A cold chill passed through the other's frame, then suddenly recalling his cruel suspicions of Minnie, which had been so completely obliterated from his mind, he shook off the incubus hanging round his heart, and said mentally, "I am again playing the madman! There are thousands of married women with whom Lord Randolph is acquainted." And, resolved to banish these thoughts, he started a totally different subject, and conversing indifferently they arrived at the end of their journey. They found their host absent, however; he and some friends were out shooting, so a servant said, but would of course return for dinner. Tremenhere took possession of the room awarded him, and afterwards he and Vellumy amused themselves with billiards for an hour or two. Lord Randolph was one of the most oblivious personages in the world; he totally forgot, in the turmoil of other thoughts, that Marmaduke Burton had on a previous occasion declined meeting Tremenhere; great, then, was the unpleasing surprise of both, when Lord Randolph entered in shooting trim, accompanied by the latter. Tremenhere's brow flushed with pride as Lord Randolph said, slightly presenting them, "I suppose you two have met before?"

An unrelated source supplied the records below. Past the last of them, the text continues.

+  unsigned sbase = EOOB, ybase = EOOB, tbase = EOOB;
+  f32x4t a2;
+  f32x4t sr0[2][2], sr1[2][2], vr0[2], vr1[2], hr0[2], hr1[2];
+  auto load_view = [&](int view, f32x4t (&sr)[2][2], f32x4t (&vr)[2], f32x4t (&hr)[2]) {
+    const unsigned so = sbase + (unsigned)view * sview;
+#pragma unroll
+    for (int s = 0; s < 2; ++s)
+#pragma unroll
+      for (int e = 0; e < 2; ++e) sr[s][e] = __builtin_bit_cast(f32x4t, __builtin_amdgcn_raw_buffer_load_b128(rsS, so + (32 * s + 4 * e) * 4, 0, 0));
+    const unsigned vo = tbase + (unsigned)(view % A) * tview;
+    vr[0] = __builtin_bit_cast(f32x4t, __builtin_amdgcn_raw_buffer_load_b128(rsV, vo, 0, 0));
+    vr[1] = __builtin_bit_cast(f32x4t, __builtin_amdgcn_raw_buffer_load_b128(rsV, vo + 64, 0, 0));
+    const unsigned ho = tbase + (unsigned)(view / A) * tview;
+    hr[0] = __builtin_bit_cast(f32x4t, __builtin_amdgcn_raw_buffer_load_b128(rsH, ho, 0, 0));
+    hr[1] = __builtin_bit_cast(f32x4t, __builtin_amdgcn_raw_buffer_load_b128(rsH, ho + 64, 0, 0));
+  };
+  auto start_tile = [&](int tile) {
+    const int m = tile * 16 + l15;
+    const bool ok = m < M;
+    const int mb = ok ? m / HW : 0, myx = ok ? m - mb * HW : 0;
+    const int pix0 = mb * AA * HW + myx;
+    sbase = ok ? (unsigned)((pix0 * p.s_stride + p.s_choff + 8 * g) * 4) : EOOB;
+    ybase = ok ? (unsigned)((pix0 * p.y_stride + p.y_choff + 4 * g) * 4) : EOOB;
+    tbase = ok ? (unsigned)(((mb * A * HW + myx) * 32 + 4 * g) * 4) : EOOB;
+    a2 = __builtin_bit_cast(f32x4t, __builtin_amdgcn_raw_buffer_load_b128(rsA, ok ? (unsigned)((m * 16 + 4 * g) * 4) : EOOB, 0, 0));
+    load_view(0, sr0, vr0, hr0);
+  };
+
+  int tile = (int)blockIdx.x * DT_WAVES + wave;
+  if (tile < ntiles) start_tile(tile);
 
   for (int i = tid; i < 64 * 20; i += 512) {
     const int r = i / 20, c = i - r * 20;
@@ -77,50 +121,24 @@
   for (int i = tid; i < DT_AFLOATS / 4; i += 512) reinterpret_cast<float4*>(sA)[i] = reinterpret_cast<const float4*>(p.WA2)[i];
   __syncthreads();
 
-  const __amdgpu_buffer_rsrc_t rsS = __builtin_amdgcn_make_buffer_rsrc(const_cast<float*>(p.S), 0, p.s_bytes, 0x00020000);
-  const __amdgpu_buffer_rsrc_t rsA = __builtin_amdgcn_make_buffer_rsrc(const_cast<float*>(p.TA), 0, p.ta_bytes, 0x00020000);
-  const __amdgpu_buffer_rsrc_t rsH = __builtin_amdgcn_make_buffer_rsrc(const_cast<float*>(p.TH), 0, p.te_bytes, 0x00020000);
-  const __amdgpu_buffer_rsrc_t rsV = __builtin_amdgcn_make_buffer_rsrc(const_cast<float*>(p.TV), 0, p.te_bytes, 0x00020000);
-  const __amdgpu_buffer_rsrc_t rsY = __builtin_amdgcn_make_buffer_rsrc(p.Y, 0, p.y_bytes, 0x00020000);
   float* const st = sC + wave * 16 * DT_CROW;
   const unsigned char* const wE = sE + (g * 160 + l15) * 16;
   const unsigned short* const wF = sF + (g * 64 + l15) * 8;
+  auto wld = [&](int s, int t, int pl) { return *reinterpret_cast<const u32x4t*>(wF + pl * DT_FPLANE + (4 * s * 64 + t * 16) * 8); };
+  constexpr int DT_WKEEP = 24;
+  u32x4t wkeep[DT_WKEEP];
+#pragma unroll
+  for (int i = 0; i < DT_WKEEP; ++i) wkeep[i] = wld(i / 12, (i % 12) / 3, i % 3);
+  auto wop = [&](int s, int t, int pl) { const int i = s * 12 + t * 3 + pl; return i < DT_WKEEP ? wkeep[i] : wld(s, t, pl); };
   const float* const bA = sA + l15 * 16 + 4 * g;
 
-  for (int tile = (int)blockIdx.x * DT_WAVES + wave; tile < ntiles; tile += (int)gridDim.x * DT_WAVES) {
-    const int m = tile * 16 + l15;
-    const bool ok = m < M;
-    const int mb = ok ? m / HW : 0, myx = ok ? m - mb * HW : 0;
-    auto tro = [&](int q) { return ok ? (((mb * A + q) * HW + myx) * 32 + 4 * g) * 4 : EOOB; };
-    auto pixo = [&](int view) { return ok ? ((mb * AA + view) * HW + myx) : -1; };
-    const f32x4t a2 = __builtin_bit_cast(f32x4t, __builtin_amdgcn_raw_buffer_load_b128(rsA, ok ? (m * 16 + 4 * g) * 4 : EOOB, 0, 0));
-
-    f32x4t sr0[2][2], sr1[2][2], vr0[2], vr1[2], hr[2];
-    auto load_view = [&](int view, f32x4t (&sr)[2][2], f32x4t (&vr)[2]) {
-      const int pix = pixo(view);
-      const int so = pix >= 0 ? (pix * p.s_stride + p.s_choff + 8 * g) * 4 : EOOB;
-#pragma unroll
-      for (int s = 0; s < 2; ++s)
-#pragma unroll
-        for (int e = 0; e < 2; ++e) sr[s][e] = __builtin_bit_cast(f32x4t, __builtin_amdgcn_raw_buffer_load_b128(rsS, so == EOOB ? EOOB : so + (32 * s + 4 * e) * 4, 0, 0));
-      const int vo = tro(view % A);
-      vr[0] = __builtin_bit_cast(f32x4t, __builtin_amdgcn_raw_buffer_load_b128(rsV, vo, 0, 0));
-      vr[1] = __builtin_bit_cast(f32x4t, __builtin_amdgcn_raw_buffer_load_b128(rsV, vo == EOOB ? EOOB : vo + 64, 0, 0));
-    };
-    auto load_h = [&](int u) {
-      const int ho = tro(u);
-      hr[0] = __builtin_bit_cast(f32x4t, __builtin_amdgcn_raw_buffer_load_b128(rsH, ho, 0, 0));
-      hr[1] = __builtin_bit_cast(f32x4t, __builtin_amdgcn_raw_buffer_load_b128(rsH, ho == EOOB ? EOOB : ho + 64, 0, 0));
-    };
-    load_h(0);
-    load_view(0, sr0, vr0);
+  for (; tile < ntiles; tile += tstride) {
     u32x4t hp[3];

Burton looked pale and uncomfortable; Tremenhere said boldly, "We have met often."

Their host looked up at the tone, and, bursting into a reckless, good-tempered laugh, said, turning round on one heel, "Egad, now I recollect! Burton, you fought shy of Tremenhere last time he was here, and shirked a meeting. Come, I'll be sworn you've quarrelled about some woman; you must oblige me, and make it up: this I intend to be a day of peace-making;" and he gave a peculiar look at Vellumy, who responded to it in an equally significant manner. All this by-play was unnoticed by Miles, who, in answer to Lord Randolph, said, "Your lordship is quite right; that gentleman and I have quarrelled about a woman, yet not quite as you suppose, possibly."

"'Pon my life," answered their host more seriously, "I'm a thoughtless, forgetful fellow, or I ought to have called to mind, Burton, that when you and Tremenhere were down here together the other day, you quitted to avoid him. This should convince you, Tremenhere, that Burton bears no animosity towards you; come, oblige me: be friends, forget old grievances."

"Animosity! and forgetfulness!" cried Tremenhere. Then, lowering his tone, he added coldly, "Lord Randolph, there are persons with whom estrangement is more consonant to our feelings than friendship; but his presence—I mean the presence of my worthy cousin——"

"Cousin!" exclaimed their host and Vellumy in a breath.

"I disclaim it!" cried Burton, trying to appear calm; "that is, except indirectly—left-handed."

"Man!" said Tremenhere, energetically making an involuntary step towards him. The other two made a movement to prevent any collision; but Tremenhere stopped as Burton shrunk back. "I am a fool," he said, "to forget my noble part—patience. Pardon me, Lord Randolph; whilst I am in your house as guest, I will no more so offend—I will conduct myself as if such a person as that man had never existed. When I proclaim our relationship again, he shall tremble more than he does even now—look at him!" And, turning contemptuously away, he quietly interrupted an awkward apology which their host was commencing, by—"Has your lordship had good sport to-day? We artists lose these more wholesome pleasures, amidst our palettes and pencils."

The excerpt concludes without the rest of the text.